If history serves as a guide, Bitcoin may be entering a multi-year bear market similar to previous post-cycle-top periods. The 2017 cycle peaked in December 2017 and did not establish a confirmed bottom until December 2018, a full year later. The 2021 cycle peaked in November 2021 and bottomed in November 2022, again taking approximately 12 months.

However, the current cycle may prove more challenging. The exhaustion of multiple demand drivers simultaneously, including ETFs, treasury companies, and retail interest, suggests there may be no quick catalyst to reverse the trend. Unlike previous cycles where a single new adoption narrative could reignite interest, the current environment lacks obvious new sources of demand.

For long-term investors who believe in Bitcoin’s eventual recovery, the strategic approach is clear: wait for genuine capitulation before deploying significant capital. Buying during distribution phases, even at “support levels,” typically results in holding through further declines. The better opportunities emerge when sentiment has reached maximum pessimism and on-chain metrics show genuine accumulation by smart money.

A Balanced But Skeptical View

The crypto market is notoriously unpredictable, and no single data source can paint the complete picture. CryptoQuant’s insights are valuable, but they must be complemented with other market intelligence such as order book depth, sentiment analysis from social media, and macroeconomic trends.

However, the weight of evidence currently suggests that Bitcoin has entered a cyclical bear market following its October 2025 peak. The demand exhaustion is real, the technical breakdowns are confirming, and the macro environment is deteriorating. Those expecting a quick recovery to new highs are likely engaging in wishful thinking rather than objective analysis.
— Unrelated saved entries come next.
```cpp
template <int BM, int BN, int WM, int WN>
__device__ __forceinline__ void igemm_epilogue(const IgemmDesc& d, f32x16 (&acc)[WM / 32][WN / 32], const RowInfo* s_row,
                                               float* red, int m0, int n0, int z, int tid) {
    constexpr int MT = WM / 32, NT = WN / 32;
    constexpr int WAVES_N = BN / WN, WAVES_M = BM / WM;
    const int lane = tid & 63;
    const int wave = __builtin_amdgcn_readfirstlane(tid >> 6);
    const int wm = wave / WAVES_N, wn = wave % WAVES_N;
    const int li = lane & 31, kk = lane >> 5;
    const int dswC = d.dsw * d.Cout;
    const bool to_ws = d.splitk_ws != nullptr;
    float csum[NT], csq[NT];
    float amax = 0.f;
#pragma unroll
    for (int j = 0; j < NT; ++j) {
        csum[j] = 0.f;
        csq[j] = 0.f;
        const int n = n0 + wn * WN + j * 32 + li;
        const bool nok = n < d.N;
        int ry = 0, rx = 0, o = n;
        if (d.dsh * d.dsw > 1) {
            ry = n / dswC;
            const int rem = n - ry * dswC;
            rx = rem / d.Cout;
            o = rem - rx * d.Cout;
        }
        const long coloff = (long)ry * d.y_rstride + (long)rx * d.ldy + o;
        const float bias = (d.bias && nok && !to_ws) ? d.bias[o] : 0.f;
#pragma unroll
        for (int i = 0; i < MT; ++i) {
#pragma unroll
            for (int e = 0; e < 16; ++e) {
                const int row = wm * WM + i * 32 + (e & 3) + 8 * (e >> 2) + 4 * kk;
                const int m = m0 + row;
                float v = acc[i][j][e];
                if (to_ws) {
                    if (nok && m < d.M) {
                        float* q = &d.splitk_ws[((long)z * d.M + m) * d.N + n];
                        if (d.sk_ticket) __hip_atomic_store(q, v, __ATOMIC_RELAXED, __HIP_MEMORY_SCOPE_AGENT);
                        else *q = v;
                    }
                } else {
                    const bool ok = nok && ry < s_row[row].hrem && rx < s_row[row].wrem;
                    if (ok) {
                        csum[j] += v;
                        csq[j] += v * v;
                        v += bias;
                        if (d.relu_out) v = fmaxf(v, 0.f);
                        d.y[s_row[row].rowoff + coloff] = v;
                        amax = fmaxf(amax, fabsf(v));
                    }
                }
            }
        }
    }
    if (d.amax_out != nullptr && !to_ws) igemm_publish_amax(d.amax_out, amax);
    if (to_ws && d.sk_ticket != nullptr) {
        __shared__ int s_last;
        asm volatile("s_waitcnt vmcnt(0)" ::: "memory");
        __syncthreads();
        const int tile = (m0 / BM) * ((d.N + BN - 1) / BN) + n0 / BN;
        if (tid == 0) {
            const int t = __hip_atomic_fetch_add(&d.sk_ticket[tile], 1, __ATOMIC_RELAXED, __HIP_MEMORY_SCOPE_AGENT);
            s_last = t == d.splitk - 1;
            if (s_last) __hip_atomic_store(&d.sk_ticket[tile], 0, __ATOMIC_RELAXED, __HIP_MEMORY_SCOPE_AGENT);
        }
        __syncthreads();
        if (s_last) {
            constexpr int C4 = BN / 4;
            auto ld4 = [](const float* q) {
                return make_float4(__hip_atomic_load(q, __ATOMIC_RELAXED, __HIP_MEMORY_SCOPE_AGENT), __hip_atomic_load(q + 1, __ATOMIC_RELAXED, __HIP_MEMORY_SCOPE_AGENT),
                                   __hip_atomic_load(q + 2, __ATOMIC_RELAXED, __HIP_MEMORY_SCOPE_AGENT), __hip_atomic_load(q + 3, __ATOMIC_RELAXED, __HIP_MEMORY_SCOPE_AGENT));
            };
            const long MN = (long)d.M * d.N;
            for (int idx = tid; idx < BM * C4; idx += 256) {
                const int r = idx / C4, m = m0 + r, n = n0 + 4 * (idx - r * C4);
                if (m >= d.M || n >= d.N) continue;
                const float* p = d.splitk_ws + (long)m * d.N + n;
                float4 v = make_float4(0.f, 0.f, 0.f, 0.f);
                int zz = 0;
                for (; zz + 4 <= d.splitk; zz += 4, p += 4 * MN) {
                    const float4 t0 = ld4(p), t1 = ld4(p + MN);
                    const float4 t2 = ld4(p + 2 * MN), t3 = ld4(p + 3 * MN);
                    v.x += (t0.x + t1.x) + (t2.x + t3.x); v.y += (t0.y + t1.y) + (t2.y + t3.y);
                    v.z += (t0.z + t1.z) + (t2.z + t3.z); v.w += (t0.w + t1.w) + (t2.w + t3.w);
                }
                for (; zz < d.splitk; ++zz, p += MN) {
                    const float4 t = ld4(p);
                    v.x += t.x; v.y += t.y; v.z += t.z; v.w += t.w;
                }
                if (d.bias) { v.x += d.bias[n]; v.y += d.bias[n + 1]; v.z += d.bias[n + 2]; v.w += d.bias[n + 3]; }
                if (d.relu_out) { v.x = fmaxf(v.x, 0.f); v.y = fmaxf(v.y, 0.f); v.z = fmaxf(v.z, 0.f); v.w = fmaxf(v.w, 0.f); }
                for (int rr = 0; rr < d.sk_rep; ++rr) *reinterpret_cast<float4*>(d.y + ((long)m * d.sk_rep + rr) * d.ldy + n) = v;
            }
        }
    }
    if (d.stats != nullptr) {
        __syncthreads();
#pragma unroll
        for (int j = 0; j < NT; ++j) {
            float s = wave_xor_add<32>(csum[j]);
            float q = wave_xor_add<32>(csq[j]);
            if (kk == 0) {
                const int col = wn * WN + j * 32 + li;
                red[(0 * WAVES_M + wm) * BN + col] = s;
                red[(1 * WAVES_M + wm) * BN + col] = q;
            }
        }
        __syncthreads();
        for (int t = tid; t < 2 * BN; t += 256) {
            const int which = t / BN, col = t - which * BN;
            const int n = n0 + col;
            if (n < d.N) {
                float s = 0.f;
#pragma unroll
                for (int w2 = 0; w2 < WAVES_M; ++w2) s += red[(which * WAVES_M + w2) * BN + col];
                atomicAdd(&d.stats[(long)which * d.N + n], (double)s);
            }
        }
    }
}

template <int BM, int BN, int WM, int WN, int CAP>
__device__ __forceinline__ bool igemm_epilogue_rows(const IgemmDesc& d, f32x16 (&acc)[WM / 32][WN / 32], const RowInfo* s_row,
                                                    float* red, int n0, int tid) {
    constexpr int MT = WM / 32, NT = WN / 32;
    constexpr int WAVES_N = BN / WN, WAVES_M = BM / WM;
    constexpr int TPR = BN / 4, RPP = 256 / TPR;
    if constexpr (WM % RPP != 0 || WM * BN + 2 * RPP * BN > CAP) {
        return false;
    } else {
        if (d.dsh * d.dsw != 1 || d.splitk_ws != nullptr) return false;
        constexpr int NPASS = WM / RPP;
        const int lane = tid & 63;
        const int wave = __builtin_amdgcn_readfirstlane(tid >> 6);
        const int wm = wave / WAVES_N, wn = wave % WAVES_N;
        const int li = lane & 31, kk = lane >> 5;
        float* const tile = red;
        float* const part_sums = red + WM * BN;
        const int c4 = tid % TPR, rg = tid / TPR;
        const int n = n0 + 4 * c4;
        const bool vec_ok = n + 3 < d.N && (d.ldy % 4 == 0) && ((reinterpret_cast<uintptr_t>(d.y) & 15) == 0);
        float4 bias = make_float4(0.f, 0.f, 0.f, 0.f);
        if (d.bias) {
            bias.x = n < d.N ? d.bias[n] : 0.f; bias.y = n + 1 < d.N ? d.bias[n + 1] : 0.f;
            bias.z = n + 2 < d.N ? d.bias[n + 2] : 0.f; bias.w = n + 3 < d.N ? d.bias[n + 3] : 0.f;
        }
        float4 cs = make_float4(0.f, 0.f, 0.f, 0.f), cq = make_float4(0.f, 0.f, 0.f, 0.f);
        float amax = 0.f;
#pragma unroll
        for (int part = 0; part < WAVES_M; ++part) {
            if (wm == part) {
#pragma unroll
                for (int i = 0; i < MT; ++i)
#pragma unroll
                    for (int j = 0; j < NT; ++j)
#pragma unroll
                        for (int e = 0; e < 16; ++e)
                            tile[(i * 32 + (e & 3) + 8 * (e >> 2) + 4 * kk) * BN + wn * WN + j * 32 + li] = acc[i][j][e];
            }
            __syncthreads();
            long ro[NPASS];
            bool ok[NPASS];
            float4 tv[NPASS];
#pragma unroll
            for (int k = 0; k < NPASS; ++k) {
                const RowInfo& ri = s_row[part * WM + rg + k * RPP];
                ok[k] = ri.hrem > 0 && ri.wrem > 0;
                ro[k] = ri.rowoff;
            }
#pragma unroll
            for (int k = 0; k < NPASS; ++k) tv[k] = *reinterpret_cast<const float4*>(tile + (rg + k * RPP) * BN + 4 * c4);
#pragma unroll
            for (int k = 0; k < NPASS; ++k) {
                if (!ok[k]) continue;
                float4 v = tv[k];
                cs.x += v.x; cs.y += v.y; cs.z += v.z; cs.w += v.w;
                cq.x += v.x * v.x; cq.y += v.y * v.y; cq.z += v.z * v.z; cq.w += v.w * v.w;
                v.x += bias.x; v.y += bias.y; v.z += bias.z; v.w += bias.w;
                if (d.relu_out) { v.x = fmaxf(v.x, 0.f); v.y = fmaxf(v.y, 0.f); v.z = fmaxf(v.z, 0.f); v.w = fmaxf(v.w, 0.f); }
                float* dst = d.y + ro[k] + n;
                if (vec_ok) *reinterpret_cast<float4*>(dst) = v;
                else {
                    if (n < d.N) dst[0] = v.x;
                    if (n + 1 < d.N) dst[1] = v.y;
                    if (n + 2 < d.N) dst[2] = v.z;
                    if (n + 3 < d.N) dst[3] = v.w;
                }
                amax = fmaxf(amax, fmaxf(fmaxf(n < d.N ? fabsf(v.x) : 0.f, n + 1 < d.N ? fabsf(v.y) : 0.f),
                                         fmaxf(n + 2 < d.N ? fabsf(v.z) : 0.f, n + 3 < d.N ? fabsf(v.w) : 0.f)));
            }
            if (part + 1 < WAVES_M) __syncthreads();
        }
        if (d.amax_out != nullptr) igemm_publish_amax(d.amax_out, amax);
        if (d.stats != nullptr) {
            *reinterpret_cast<float4*>(part_sums + (0 * RPP + rg) * BN + 4 * c4) = cs;
            *reinterpret_cast<float4*>(part_sums + (1 * RPP + rg) * BN + 4 * c4) = cq;
            __syncthreads();
            for (int t = tid; t < 2 * BN; t += 256) {
                const int which = t / BN, col = t - which * BN;
                if (n0 + col < d.N) {
                    float sum = 0.f;
#pragma unroll
                    for (int g = 0; g < RPP; ++g) sum += part_sums[(which * RPP + g) * BN + col];
                    atomicAdd(&d.stats[(long)which * d.N + n0 + col], (double)sum);
                }
            }
        }
        return true;
    }
}

template <int BM, int BN, int WM, int WN, int CAP>
__device__ __forceinline__ void igemm_epilogue_maskmix(const IgemmDesc& d, f32x16 (&acc)[WM / 32][WN / 32], float* red, int m0, int n0,
                                                       int tid) {
    constexpr int NTR = 32;
    constexpr int MT = WM / 32, NT = WN / 32;
    constexpr int WAVES_N = BN / WN, WAVES_M = BM / WM;
    constexpr int SUBS = BN / NTR, ITEMS = WM * SUBS * 2;
    static_assert(WM * BN + 7 * NTR <= CAP, "mask-mix staging must fit the tile ring");
    static_assert(ITEMS % 2 == 0 && BN % NTR == 0, "whole output pixels per tile");
    float* const tile = red;
    float* const wl = red + WM * BN;
    float* const bs = wl + 6 * NTR;
    const int lane = tid & 63;
    const int wave = __builtin_amdgcn_readfirstlane(tid >> 6);
    const int wm = wave / WAVES_N, wn = wave % WAVES_N;
    const int li = lane & 31, kk = lane >> 5;
    const int HgWg = d.Hg * d.Wg;
    const int b = m0 / HgWg;
    const int rem = m0 - b * HgWg;
    const int ia = rem / d.Wg;
    const int q0 = d.g_w0 + rem - ia * d.Wg;
    const int dswC = d.dsw * NTR;
    const int ry = n0 / dswC, rx0 = (n0 - ry * dswC) / NTR;
    const int y = (d.g_h0 + ia) * d.dsh + ry, fi = y - d.mm_row0;
    if (m0 >= d.M || y >= d.Hlim || fi < 0 || fi >= d.mm_nf) return;
    const int f = d.mm_f_lo + fi;
    const int n_lo = max(256 * f - 1216, 0), n_hi = min(256 * f - 1216 + 1023, 4799);
    const int s_lo = n_lo / 1600, s_hi = n_hi / 1600;
    const bool two = s_hi != s_lo;
    for (int i = tid; i < 6 * NTR; i += 256) {
        const int j = i % NTR, o = (i / NTR) % 3, si = i / (3 * NTR);
        wl[i] = d.mm_coeffs[(((long)b * 3 + (si ? s_hi : s_lo)) * 3 + o) * (NTR + 1) + j];
    }
    if (tid < NTR) bs[tid] = d.bias ? d.bias[tid] : 0.f;
#pragma unroll
    for (int part = 0; part < WAVES_M; ++part) {
        if (wm == part) {
#pragma unroll
            for (int i = 0; i < MT; ++i)
#pragma unroll
                for (int j = 0; j < NT; ++j)
#pragma unroll
                    for (int e = 0; e < 16; ++e)
                        tile[(i * 32 + (e & 3) + 8 * (e >> 2) + 4 * kk) * BN + wn * WN + j * 32 + li] = acc[i][j][e];
        }
        __syncthreads();
        for (int item = tid; item < ITEMS; item += 256) {
            const int half = item & 1, sub = (item >> 1) % SUBS, r = (item >> 1) / SUBS;
            float e[6] = {0.f, 0.f, 0.f, 0.f, 0.f, 0.f};
#pragma unroll
            for (int q4 = 0; q4 < 4; ++q4) {
                const float4 v = *reinterpret_cast<const float4*>(tile + r * BN + sub * NTR + half * 16 + 4 * q4);
                const float vv[4] = {v.x, v.y, v.z, v.w};
#pragma unroll
                for (int u = 0; u < 4; ++u) {
                    const int j = half * 16 + 4 * q4 + u;
                    const float sg = __builtin_amdgcn_rcpf(1.f + __builtin_amdgcn_exp2f(-1.4426950408889634f * (vv[u] + bs[j])));
#pragma unroll
                    for (int o = 0; o < 3; ++o) {
                        e[o] = fmaf(wl[o * NTR + j], sg, e[o]);
                        if (two) e[3 + o] = fmaf(wl[(3 + o) * NTR + j], sg, e[3 + o]);
                    }
                }
            }
#pragma unroll
            for (int c = 0; c < 6; ++c) e[c] = wave_xor_add<1>(e[c]);
            const int row = part * WM + r;
            const int x = (q0 + row) * d.dsw + rx0 + sub;
            if (half == 0 && m0 + row < d.M && x < d.Wlim) {
                float4* dst = reinterpret_cast<float4*>(d.mm_out + (((long)b * d.mm_nf + fi) * d.Wlim + x) * 8);
                dst[0] = make_float4(e[0], e[1], e[2], e[3]);
                dst[1] = make_float4(e[4], e[5], 0.f, 0.f);
            }
        }
        if (part + 1 < WAVES_M) __syncthreads();
    }
}

}
```

Before: 3203.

As we look ahead, the key question is not whether Bitcoin can sustain the $70,000 support level, but rather how deep the inevitable breakdown will go once that level fails. Investors who recognize the cyclical nature of Bitcoin and have the patience to wait for genuine value opportunities will be better positioned than those who chase every bounce during the distribution phase.

In any case, it is essential for both seasoned investors and newcomers to stay informed, use a mix of technical and on-chain indicators, and maintain a disciplined risk management approach. The bear market may be uncomfortable, but it is also where the best long-term opportunities are eventually created for those with the conviction and capital to act when others have capitulated.